High-frequency stimulation of the centromedian thalamic nucleus also results in desynchronization of cortical EEG activity in both animal models (6) and human studies (7,8) of epilepsy. The first study of electrical stimulation of this structure in humans was conducted by Velasco et al. in Mexico, involving 23 patients with secondarily generalized epilepsy or mixed seizure disorders (7). After 3 months of stimulation, an 80% to 100% reduction was found in generalized tonic–clonic seizures and a 60% to 100% decrease in atypical absence seizures. Complex partial seizures were not affected by the electrical stimulation. After a 5-year follow-up period, a benefit was seen in 50% of patients. In a double-blind pilot study using a crossover design [3 months of centromedian thalamic nucleus stimulation or placebo,3 months “washout” (i.e.,no stimulation),and 3 months of treatment opposite to the patient's first 3-month treatment], Fisher et al. demonstrated a therapeutic effect but of much lesser magnitude than found in the Velasco et al. study. Only a 30% reduction was seen in the frequency of generalized tonic–clonic seizures during stimulation compared with 8% during the washout period (8).
The subthalamic nucleus also has been the target of deep brain stimulation in experimental and human studies (9–11). A first open-label study in humans included four patients who underwent high-frequency subthalamic nucleus stimulation, yielding a more than 50% reduction in seizure frequency in all patients (10). In a second open-label study of four patients by a different group of investigators, subthalamic nucleus stimulation yielded a more than 50% reduction in seizure frequency in only one patient (11). Clearly, the limited data from these two small studies are less than encouraging.

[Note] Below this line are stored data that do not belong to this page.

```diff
@@ -625,9 +673,23 @@
     const int first = wkr * 8 + xcd, stride = nwk * 8;
     const int ntile = (wkr < nwk && first < tiles) ? (int)((tiles - first + stride - 1) / stride) : 0;
     if (ntile == 0) return;
-    for (int q = tid; q < 3 * 256; q += 256) {
-        const int c = q >> 8, f = fb * 256 + (q & 255);
-        coef_s[q] = a.coef[c * a.coef_mod + f % a.coef_mod];
+    if (a.bn_rows != nullptr) {
+        BnpQuad<1> bq[4];
+#pragma unroll
+        for (int q = 0; q < 4; ++q) bnp_load(bq[q], a.bn_rows, a.bn_nr, a.F, fb * 256 + tid, q);
+        double w1[4], w2[4];
+#pragma unroll
+        for (int q = 0; q < 4; ++q) bnp_quad_sum(bq[q], w1[q], w2[q]);
+        const int c = fb * 256 + tid;
+        float ca, cb, cz, dg, db;
+        bnp_coef(bnp_total(w1, 4, 1), bnp_total(w2, 4, 1), a.bn_stats, a.F, c, a.bn_count, ca, cb, cz, dg, db);
+        coef_s[tid] = ca; coef_s[256 + tid] = cb; coef_s[512 + tid] = cz;
+        if (xcd == 0 && wkr == 0) { a.bn_dgamma[c] = dg; a.bn_dbeta[c] = db; }
+    } else {
+        for (int q = tid; q < 3 * 256; q += 256) {
+            const int c = q >> 8, f = fb * 256 + (q & 255);
+            coef_s[q] = a.coef[c * a.coef_mod + f % a.coef_mod];
+        }
     }
     __syncthreads();
     const int f0 = fb * 256 + wave * 64, fl0 = wave * 64;
@@ -746,6 +808,7 @@
 
 static inline hipError_t launch_proj_dgrad(const GemmNTArgs& a, hipStream_t st, int* stat_rows) {
     if ((a.F & 255) || a.K < 16 || (a.K & 3) || !a.R || !a.coef) return hipErrorInvalidValue;
+    if (a.bn_rows && (a.coef_mod != a.F || a.bn_nr < 1 || a.bn_nr > 16 || !a.bn_stats || !a.bn_dgamma || !a.bn_dbeta)) return hipErrorInvalidValue;
 #define PROJ_DGRAD_BLOCKS 512
     const int blocks = PROJ_DGRAD_BLOCKS, nwk = (blocks >> 3) / (a.F >> 8);
     const int64_t tiles = (a.M + PROJ_RT - 1) / PROJ_RT, workers = (int64_t)nwk * 8;
@@ -756,6 +819,9 @@
 
 static inline hipError_t launch_gemm_wsd_bn(const GemmNTArgs& a, hipStream_t st, int* stat_rows) {
     if (a.K != WS_K || (a.F & 255) || a.F > 768 || a.lda != WS_K || !a.R) return hipErrorInvalidValue;
+    if (a.bn_rows && (!a.coef || !(a.coef_mod == a.F || (a.coef_mod == 64 && a.F == 768)) || a.bn_nr < 1 || a.bn_nr > 16 || !a.bn_stats ||
+                      !a.bn_dgamma || !a.bn_dbeta))
+        return hipErrorInvalidValue;
     const int nfb = a.F >> 8, nwk = 32 / nfb;
     const int64_t tiles = (a.M + WSD16_RT - 1) / WSD16_RT;
     const int64_t workers = (int64_t)nwk * 8;
diff --git a/contrastiveprosthetics_amd/csrc/kernels_misc.cuh b/contrastiveprosthetics_amd/csrc/kernels_misc.cuh
--- a/contrastiveprosthetics_amd/csrc/kernels_misc.cuh
+++ b/contrastiveprosthetics_amd/csrc/kernels_misc.cuh
@@ -547,11 +547,11 @@
     }
 }
 
-template <typename ST = float>
-__global__ void reduce_slabs_kernel(const float* __restrict__ slabs_, int S, int P, int Q, int p_valid,
-                                    const float* __restrict__ s, const float* __restrict__ t,
-                                    const float* __restrict__ dbsum, float* __restrict__ grad, int mode,
-                                    float* __restrict__ raw, const int* __restrict__ exp_x = nullptr, const int* __restrict__ exp_y = nullptr) {
+template <typename ST>
+__device__ __forceinline__ void reduce_slabs_body(const float* __restrict__ slabs_, int S, int P, int Q, int p_valid,
+                                                  const float* __restrict__ s, const float* __restrict__ t,
+                                                  const float* __restrict__ dbsum, float* __restrict__ grad, int mode,
+                                                  float* __restrict__ raw, const int* __restrict__ exp_x, const int* __restrict__ exp_y) {
     const float unscale = exp_x != nullptr ? f8_exp2i(-*exp_x - *exp_y) : 1.f;
     const int64_t total4 = (int64_t)p_valid * Q / 4;
     const int64_t sstride = (int64_t)P * Q;
@@ -600,6 +600,19 @@
         }
     }
 }
+template <typename ST = float>
+__global__ void reduce_slabs_kernel(const float* __restrict__ slabs_, int S, int P, int Q, int p_valid,
+                                    const float* __restrict__ s, const float* __restrict__ t,
+                                    const float* __restrict__ dbsum, float* __restrict__ grad, int mode,
+                                    float* __restrict__ raw, const int* __restrict__ exp_x = nullptr, const int* __restrict__ exp_y = nullptr) {
+    reduce_slabs_body<ST>(slabs_, S, P, Q, p_valid, s, t, dbsum, grad, mode, raw, exp_x, exp_y);
+}
+struct ReduceSlabsJob { const float* slabs; const float* s; const float* t; const float* dbsum; float* grad; float* raw; int S, P, Q, p_valid, mode; };
+struct ReduceSlabsPair { ReduceSlabsJob job[2]; };
+__global__ void reduce_slabs_pair_kernel(ReduceSlabsPair rp) {
+    const ReduceSlabsJob& j = rp.job[blockIdx.y];
+    reduce_slabs_body<float>(j.slabs, j.S, j.P, j.Q, j.p_valid, j.s, j.t, j.dbsum, j.grad, j.mode, j.raw, nullptr, nullptr);
+}
 
 #define CONV2_FINISH_ROWS 64
 template <typename T>
diff --git a/include/cpnative.h b/include/cpnative.h
--- a/include/cpnative.h
+++ b/include/cpnative.h
@@ -46,6 +46,7 @@
 #define CP_OPT_FP8_BRIDGE 4u
 #define CP_OPT_NO_SMALL 8u
 #define CP_OPT_FP8_HEAD_F32 16u
+#define CP_OPT_FINALIZE_LAUNCHES 32u
 
 enum { CP_TILES_STATIC = 0, CP_TILES_DYNAMIC = 1 };
 
```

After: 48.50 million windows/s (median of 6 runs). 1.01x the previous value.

To date, the efficacy of deep brain stimulation in the management of intractable epilepsy is not yet established. Large double-blind, placebo-controlled studies that compare the efficacy of deep brain stimulation among the ANT, centromedian thalamic nucleus, and subthalamic nucleus must be carried out to establish the ideal neuroanatomic target(s). Data, so far, seem to suggest that generalized tonic–clonic seizures are probably more likely to be affected by deep brain stimulation than are other seizure types, but this question also must be answered in controlled studies.